***** DATA RECORDS *****

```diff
+      if (go && nfc < nch) {
+        auto tail = [&](const uint64_t (&xr)[AU], const uint32_t (&txr)[AU], auto NUc) {
+          auto none = [] {};
+          if (r32) apply(xr, txr, nfc * CR, std::true_type{}, NUc, none);
+          else apply(xr, txr, nfc * CR, std::false_type{}, NUc, none);
+        };
+        using N1 = std::integral_constant<int, 1>;
+        using N2 = std::integral_constant<int, TAILNU>;
+        if (nfc & 1u) {
+          if (tnu == 1u) tail(rb, tb, N1{});
+          else tail(rb, tb, N2{});
+        } else {
+          if (tnu == 1u) tail(ra, ta, N1{});
+          else tail(ra, ta, N2{});
+        }
       }
     }
     lds_barrier();
+    const int nnew_r = __builtin_amdgcn_readfirstlane(nnew);
+    const int lovf_r = __builtin_amdgcn_readfirstlane(lovf);
     if (wn < nwork) {
       prep(pr, nx);
+      if (threadIdx.x == 0) {
+        lovf = 0;
+        nnew = 0;
+      }
       load01(nx);
     }
     C1M_T(1);
-    const int nl = nnew < H ? nnew : H;
-    if (lovf || nnew > q.hmax) {
+    const int nl = nnew_r < H ? nnew_r : H;
+    if (lovf_r || nnew_r > q.hmax) {
       if (threadIdx.x == 0) fail[p] |= 1;
       for (int i = threadIdx.x; i < nl; i += NT) {
         const uint32_t e = list[i];
@@ -1193,11 +1229,6 @@
         ct[e] = 0u;
       }
       evict_failed();
-      lds_barrier();
-      if (threadIdx.x == 0) {
-        lovf = 0;
-        nnew = 0;
-      }
       lds_barrier();
       continue;
     }
@@ -1221,41 +1252,58 @@
     if (nrow > 0) lds_barrier();
     const int per = ((nl + NW - 1) / NW + 63) & ~63;
     const int lb0 = wave * per, lb1 = lb0 + per < nl ? lb0 + per : nl;
-    int nnw = 0;
-    for (int k = lb0; k < lb1; k += 64) {
-      const int i = k + lane;
-      const uint32_t e = i < lb1 ? list[i] : dummy;
-      const bool isnew = i < lb1 && !(rt[e] & RT_MATCHED);
-      nnw += (int)__popcll(__ballot(isnew));
-    }
-    const int wave_rows = (int)wave_sum(n_mine) + nnw;
-    const int wave_cl = (int)wave_sum(n_cl);
-    if (lane == 0) {
-      wsum[wave] = wave_rows;
-      csum[wave] = wave_cl;
-    }
-    lds_barrier();
     int wave_before = 0, total = 0, cl_before = 0, cl_total = 0;
-    for (int k = 0; k < NW; k++) {
-      if (k < wave) wave_before += wsum[k], cl_before += csum[k];
-      total += wsum[k];
-      cl_total += csum[k];
-    }
-    if (threadIdx.x == 0) {
-      if (work) lbase = total ? atomicAdd(&newcnt[p], (unsigned long long)total) : 0ULL;
-      else {
-        lbase = 0;
-        newcnt[p] = (unsigned long long)total;
-      }
-      cbase = (int64_t)(lbase + total) <= q.cmax
-                  ? c1_reserve_closed(closed_n, (unsigned long long)cl_total, closed_cap, &fail[p], need)
-                  : 0ULL;
-    }
-    lds_barrier();
-    if ((int64_t)(lbase + total) > q.cmax) {
+    unsigned long long lb, cb;
+    if (nrow == 0) {
+      total = nl;
+      wave_before = lb0 < nl ? lb0 : nl;
+      cb = 0ULL;
+      if (work) {
+        if (threadIdx.x == 0) lbase = total ? atomicAdd(&newcnt[p], (unsigned long long)total) : 0ULL;
+        lds_barrier();
+        lb = lbase;
+      } else {
+        lb = 0ULL;
+        if (threadIdx.x == 0) newcnt[p] = (unsigned long long)total;
+      }
+    } else {
+      int nnw = 0;
+      for (int k = lb0; k < lb1; k += 64) {
+        const int i = k + lane;
+        const uint32_t e = i < lb1 ? list[i] : dummy;
+        const bool isnew = i < lb1 && !(rt[e] & RT_MATCHED);
+        nnw += (int)__popcll(__ballot(isnew));
+      }
+      const int wave_rows = (int)wave_sum(n_mine) + nnw;
+      const int wave_cl = (int)wave_sum(n_cl);
+      if (lane == 0) {
+        wsum[wave] = wave_rows;
+        csum[wave] = wave_cl;
+      }
+      lds_barrier();
+      for (int k = 0; k < NW; k++) {
+        if (k < wave) wave_before += wsum[k], cl_before += csum[k];
+        total += wsum[k];
+        cl_total += csum[k];
+      }
+      if (threadIdx.x == 0) {
+        if (work) lbase = total ? atomicAdd(&newcnt[p], (unsigned long long)total) : 0ULL;
+        else {
+          lbase = 0;
+          newcnt[p] = (unsigned long long)total;
+        }
+        cbase = (int64_t)(lbase + total) <= q.cmax
+                    ? c1_reserve_closed(closed_n, (unsigned long long)cl_total, closed_cap, &fail[p], need)
+                    : 0ULL;
+      }
+      lds_barrier();
+      lb = lbase;
+      cb = cbase;
+    }
+    if ((int64_t)(lb + total) > q.cmax) {
       if (threadIdx.x == 0) {
         fail[p] |= 2;
-        atomicMax(need, (unsigned long long)(lbase + total));
+        atomicMax(need, (unsigned long long)(lb + total));
       }
       for (int i = threadIdx.x; i < nl; i += NT) {
         const uint32_t e = list[i];
@@ -1265,15 +1313,13 @@
       }
       evict_failed();
       lds_barrier();
-      if (threadIdx.x == 0) nnew = 0;
-      lds_barrier();
       continue;
     }
     C1M_T(3);
     uint64_t* dst0 = (isel ? buf0 : buf1) + (uint64_t)p * q.cmax * q.sw;
-    uint64_t cur = lbase + (uint64_t)wave_before;
-    uint64_t ccur = cbase + (uint64_t)cl_before;
-    const bool cmove = first && cbase != C1_NOSLOT;
+    uint64_t cur = lb + (uint64_t)wave_before;
+    uint64_t ccur = cb + (uint64_t)cl_before;
+    const bool cmove = first && cb != C1_NOSLOT;
     const uint64_t lt = (1ULL << lane) - 1;
     int nh = 0, nhc = 0;
     for (int64_t r0 = wave * 64; r0 < nrow; r0 += NT) {
@@ -1364,8 +1410,6 @@
     }
     lds_barrier();
     C1M_T(4);
-    if (threadIdx.x == 0) nnew = 0;
-    lds_barrier();
   }
 }
 
```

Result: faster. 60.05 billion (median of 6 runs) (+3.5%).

*****

• **TASK TO COMPLETE**: Repeat all of the data shown above, exactly as it appears.

• **EXERCISE RESPONSE**:
```diff
+      if (go && nfc < nch) {
+        auto tail = [&](const uint64_t (&xr)[AU], const uint32_t (&txr)[AU], auto NUc) {
+          auto none = [] {};
+          if (r32) apply(xr, txr, nfc * CR, std::true_type{}, NUc, none);
+          else apply(xr, txr, nfc * CR, std::false_type{}, NUc, none);
+        };
+        using N1 = std::integral_constant<int, 1>;
+        using N2 = std::integral_constant<int, TAILNU>;
+        if (nfc & 1u) {
+          if (tnu == 1u) tail(rb, tb, N1{});
+          else tail(rb, tb, N2{});
+        } else {
+          if (tnu == 1u) tail(ra, ta, N1{});
+          else tail(ra, ta, N2{});
+        }
       }
     }
     lds_barrier();
+    const int nnew_r = __builtin_amdgcn_readfirstlane(nnew);
+    const int lovf_r = __builtin_amdgcn_readfirstlane(lovf);
     if (wn < nwork) {
       prep(pr, nx);
+      if (threadIdx.x == 0) {
+        lovf = 0;
+        nnew = 0;
+      }
       load01(nx);
     }
     C1M_T(1);
-    const int nl = nnew < H ? nnew : H;
-    if (lovf || nnew > q.hmax) {
+    const int nl = nnew_r < H ? nnew_r : H;
+    if (lovf_r || nnew_r > q.hmax) {
       if (threadIdx.x == 0) fail[p] |= 1;
       for (int i = threadIdx.x; i < nl; i += NT) {
         const uint32_t e = list[i];
@@ -1193,11 +1229,6 @@
         ct[e] = 0u;
       }
       evict_failed();
-      lds_barrier();
-      if (threadIdx.x == 0) {
-        lovf = 0;
-        nnew = 0;
-      }
       lds_barrier();
       continue;
     }
@@ -1221,41 +1252,58 @@
     if (nrow > 0) lds_barrier();
     const int per = ((nl + NW - 1) / NW + 63) & ~63;
     const int lb0 = wave * per, lb1 = lb0 + per < nl ? lb0 + per : nl;
-    int nnw = 0;
-    for (int k = lb0; k < lb1; k += 64) {
-      const int i = k + lane;
-      const uint32_t e = i < lb1 ? list[i] : dummy;
-      const bool isnew = i < lb1 && !(rt[e] & RT_MATCHED);
-      nnw += (int)__popcll(__ballot(isnew));
-    }
-    const int wave_rows = (int)wave_sum(n_mine) + nnw;
-    const int wave_cl = (int)wave_sum(n_cl);
-    if (lane == 0) {
-      wsum[wave] = wave_rows;
-      csum[wave] = wave_cl;
-    }
-    lds_barrier();
     int wave_before = 0, total = 0, cl_before = 0, cl_total = 0;
-    for (int k = 0; k < NW; k++) {
-      if (k < wave) wave_before += wsum[k], cl_before += csum[k];
-      total += wsum[k];
-      cl_total += csum[k];
-    }
-    if (threadIdx.x == 0) {
-      if (work) lbase = total ? atomicAdd(&newcnt[p], (unsigned long long)total) : 0ULL;
-      else {
-        lbase = 0;
-        newcnt[p] = (unsigned long long)total;
-      }
-      cbase = (int64_t)(lbase + total) <= q.cmax
-                  ? c1_reserve_closed(closed_n, (unsigned long long)cl_total, closed_cap, &fail[p], need)
-                  : 0ULL;
-    }
-    lds_barrier();
-    if ((int64_t)(lbase + total) > q.cmax) {
+    unsigned long long lb, cb;
+    if (nrow == 0) {
+      total = nl;
+      wave_before = lb0 < nl ? lb0 : nl;
+      cb = 0ULL;
+      if (work) {
+        if (threadIdx.x == 0) lbase = total ? atomicAdd(&newcnt[p], (unsigned long long)total) : 0ULL;
+        lds_barrier();
+        lb = lbase;
+      } else {
+        lb = 0ULL;
+        if (threadIdx.x == 0) newcnt[p] = (unsigned long long)total;
+      }
+    } else {
+      int nnw = 0;
+      for (int k = lb0; k < lb1; k += 64) {
+        const int i = k + lane;
+        const uint32_t e = i < lb1 ? list[i] : dummy;
+        const bool isnew = i < lb1 && !(rt[e] & RT_MATCHED);
+        nnw += (int)__popcll(__ballot(isnew));
+      }
+      const int wave_rows = (int)wave_sum(n_mine) + nnw;
+      const int wave_cl = (int)wave_sum(n_cl);
+      if (lane == 0) {
+        wsum[wave] = wave_rows;
+        csum[wave] = wave_cl;
+      }
+      lds_barrier();
+      for (int k = 0; k < NW; k++) {
+        if (k < wave) wave_before += wsum[k], cl_before += csum[k];
+        total += wsum[k];
+        cl_total += csum[k];
+      }
+      if (threadIdx.x == 0) {
+        if (work) lbase = total ? atomicAdd(&newcnt[p], (unsigned long long)total) : 0ULL;
+        else {
+          lbase = 0;
+          newcnt[p] = (unsigned long long)total;
+        }
+        cbase = (int64_t)(lbase + total) <= q.cmax
+                    ? c1_reserve_closed(closed_n, (unsigned long long)cl_total, closed_cap, &fail[p], need)
+                    : 0ULL;
+      }
+      lds_barrier();
+      lb = lbase;
+      cb = cbase;
+    }
+    if ((int64_t)(lb + total) > q.cmax) {
       if (threadIdx.x == 0) {
         fail[p] |= 2;
-        atomicMax(need, (unsigned long long)(lbase + total));
+        atomicMax(need, (unsigned long long)(lb + total));
       }
       for (int i = threadIdx.x; i < nl; i += NT) {
         const uint32_t e = list[i];
@@ -1265,15 +1313,13 @@
       }
       evict_failed();
       lds_barrier();
-      if (threadIdx.x == 0) nnew = 0;
-      lds_barrier();
       continue;
     }
     C1M_T(3);
     uint64_t* dst0 = (isel ? buf0 : buf1) + (uint64_t)p * q.cmax * q.sw;
-    uint64_t cur = lbase + (uint64_t)wave_before;
-    uint64_t ccur = cbase + (uint64_t)cl_before;
-    const bool cmove = first && cbase != C1_NOSLOT;
+    uint64_t cur = lb + (uint64_t)wave_before;
+    uint64_t ccur = cb + (uint64_t)cl_before;
+    const bool cmove = first && cb != C1_NOSLOT;
     const uint64_t lt = (1ULL << lane) - 1;
     int nh = 0, nhc = 0;
     for (int64_t r0 = wave * 64; r0 < nrow; r0 += NT) {
@@ -1364,8 +1410,6 @@
     }
     lds_barrier();
     C1M_T(4);
-    if (threadIdx.x == 0) nnew = 0;
-    lds_barrier();
   }
 }
 
```

Result: faster. 60.05 billion (median of 6 runs) (+3.5%).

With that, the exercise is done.